WORK TO COMPLETE
Below are some entries. Repeat exactly the lines from the one with "int search_round_mode(const Device&" through the one with "(ADDR == 2)", and only those.

Collected data
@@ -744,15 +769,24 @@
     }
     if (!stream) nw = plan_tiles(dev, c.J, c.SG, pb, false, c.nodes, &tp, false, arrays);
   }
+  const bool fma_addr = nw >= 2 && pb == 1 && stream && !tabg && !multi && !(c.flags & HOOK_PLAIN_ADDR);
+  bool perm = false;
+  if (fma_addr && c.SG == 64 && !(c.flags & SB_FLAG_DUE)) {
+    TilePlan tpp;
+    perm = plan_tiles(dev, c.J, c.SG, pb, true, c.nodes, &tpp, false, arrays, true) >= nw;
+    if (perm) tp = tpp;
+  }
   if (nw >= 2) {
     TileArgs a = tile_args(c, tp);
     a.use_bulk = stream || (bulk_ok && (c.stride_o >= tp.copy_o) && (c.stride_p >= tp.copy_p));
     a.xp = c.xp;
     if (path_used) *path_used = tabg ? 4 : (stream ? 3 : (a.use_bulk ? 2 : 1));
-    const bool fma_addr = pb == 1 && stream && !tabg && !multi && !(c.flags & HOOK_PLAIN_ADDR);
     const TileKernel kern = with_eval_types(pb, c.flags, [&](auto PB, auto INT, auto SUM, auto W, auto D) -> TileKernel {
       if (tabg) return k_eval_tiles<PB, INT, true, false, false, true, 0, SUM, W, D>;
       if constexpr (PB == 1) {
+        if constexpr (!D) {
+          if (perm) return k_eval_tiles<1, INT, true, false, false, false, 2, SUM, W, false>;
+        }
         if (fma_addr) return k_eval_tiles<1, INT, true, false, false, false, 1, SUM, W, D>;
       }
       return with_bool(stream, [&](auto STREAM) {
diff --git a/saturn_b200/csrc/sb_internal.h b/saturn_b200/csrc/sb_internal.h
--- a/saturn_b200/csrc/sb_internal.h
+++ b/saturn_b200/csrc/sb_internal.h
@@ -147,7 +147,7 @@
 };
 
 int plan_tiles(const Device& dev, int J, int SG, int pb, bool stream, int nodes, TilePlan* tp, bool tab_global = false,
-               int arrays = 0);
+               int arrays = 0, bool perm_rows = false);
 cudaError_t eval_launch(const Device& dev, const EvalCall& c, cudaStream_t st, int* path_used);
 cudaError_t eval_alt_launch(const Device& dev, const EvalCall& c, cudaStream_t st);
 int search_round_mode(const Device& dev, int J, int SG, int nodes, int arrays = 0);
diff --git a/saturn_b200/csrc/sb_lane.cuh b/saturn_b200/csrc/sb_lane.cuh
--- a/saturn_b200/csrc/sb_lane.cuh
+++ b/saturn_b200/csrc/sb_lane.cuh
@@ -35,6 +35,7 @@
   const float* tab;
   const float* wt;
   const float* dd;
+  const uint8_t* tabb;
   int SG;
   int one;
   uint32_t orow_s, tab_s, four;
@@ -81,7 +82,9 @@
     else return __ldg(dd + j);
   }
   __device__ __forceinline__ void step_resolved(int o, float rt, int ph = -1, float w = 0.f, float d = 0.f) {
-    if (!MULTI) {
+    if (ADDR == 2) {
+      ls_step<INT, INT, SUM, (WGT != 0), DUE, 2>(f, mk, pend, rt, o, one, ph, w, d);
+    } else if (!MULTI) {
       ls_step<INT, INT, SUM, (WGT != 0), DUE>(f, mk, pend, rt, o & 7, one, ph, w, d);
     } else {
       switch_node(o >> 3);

TASK SOLUTION
 int search_round_mode(const Device& dev, int J, int SG, int nodes, int arrays = 0);
diff --git a/saturn_b200/csrc/sb_lane.cuh b/saturn_b200/csrc/sb_lane.cuh
--- a/saturn_b200/csrc/sb_lane.cuh
+++ b/saturn_b200/csrc/sb_lane.cuh
@@ -35,6 +35,7 @@
   const float* tab;
   const float* wt;
   const float* dd;
+  const uint8_t* tabb;
   int SG;
   int one;
   uint32_t orow_s, tab_s, four;
@@ -81,7 +82,9 @@
     else return __ldg(dd + j);
   }
   __device__ __forceinline__ void step_resolved(int o, float rt, int ph = -1, float w = 0.f, float d = 0.f) {
-    if (!MULTI) {
+    if (ADDR == 2) {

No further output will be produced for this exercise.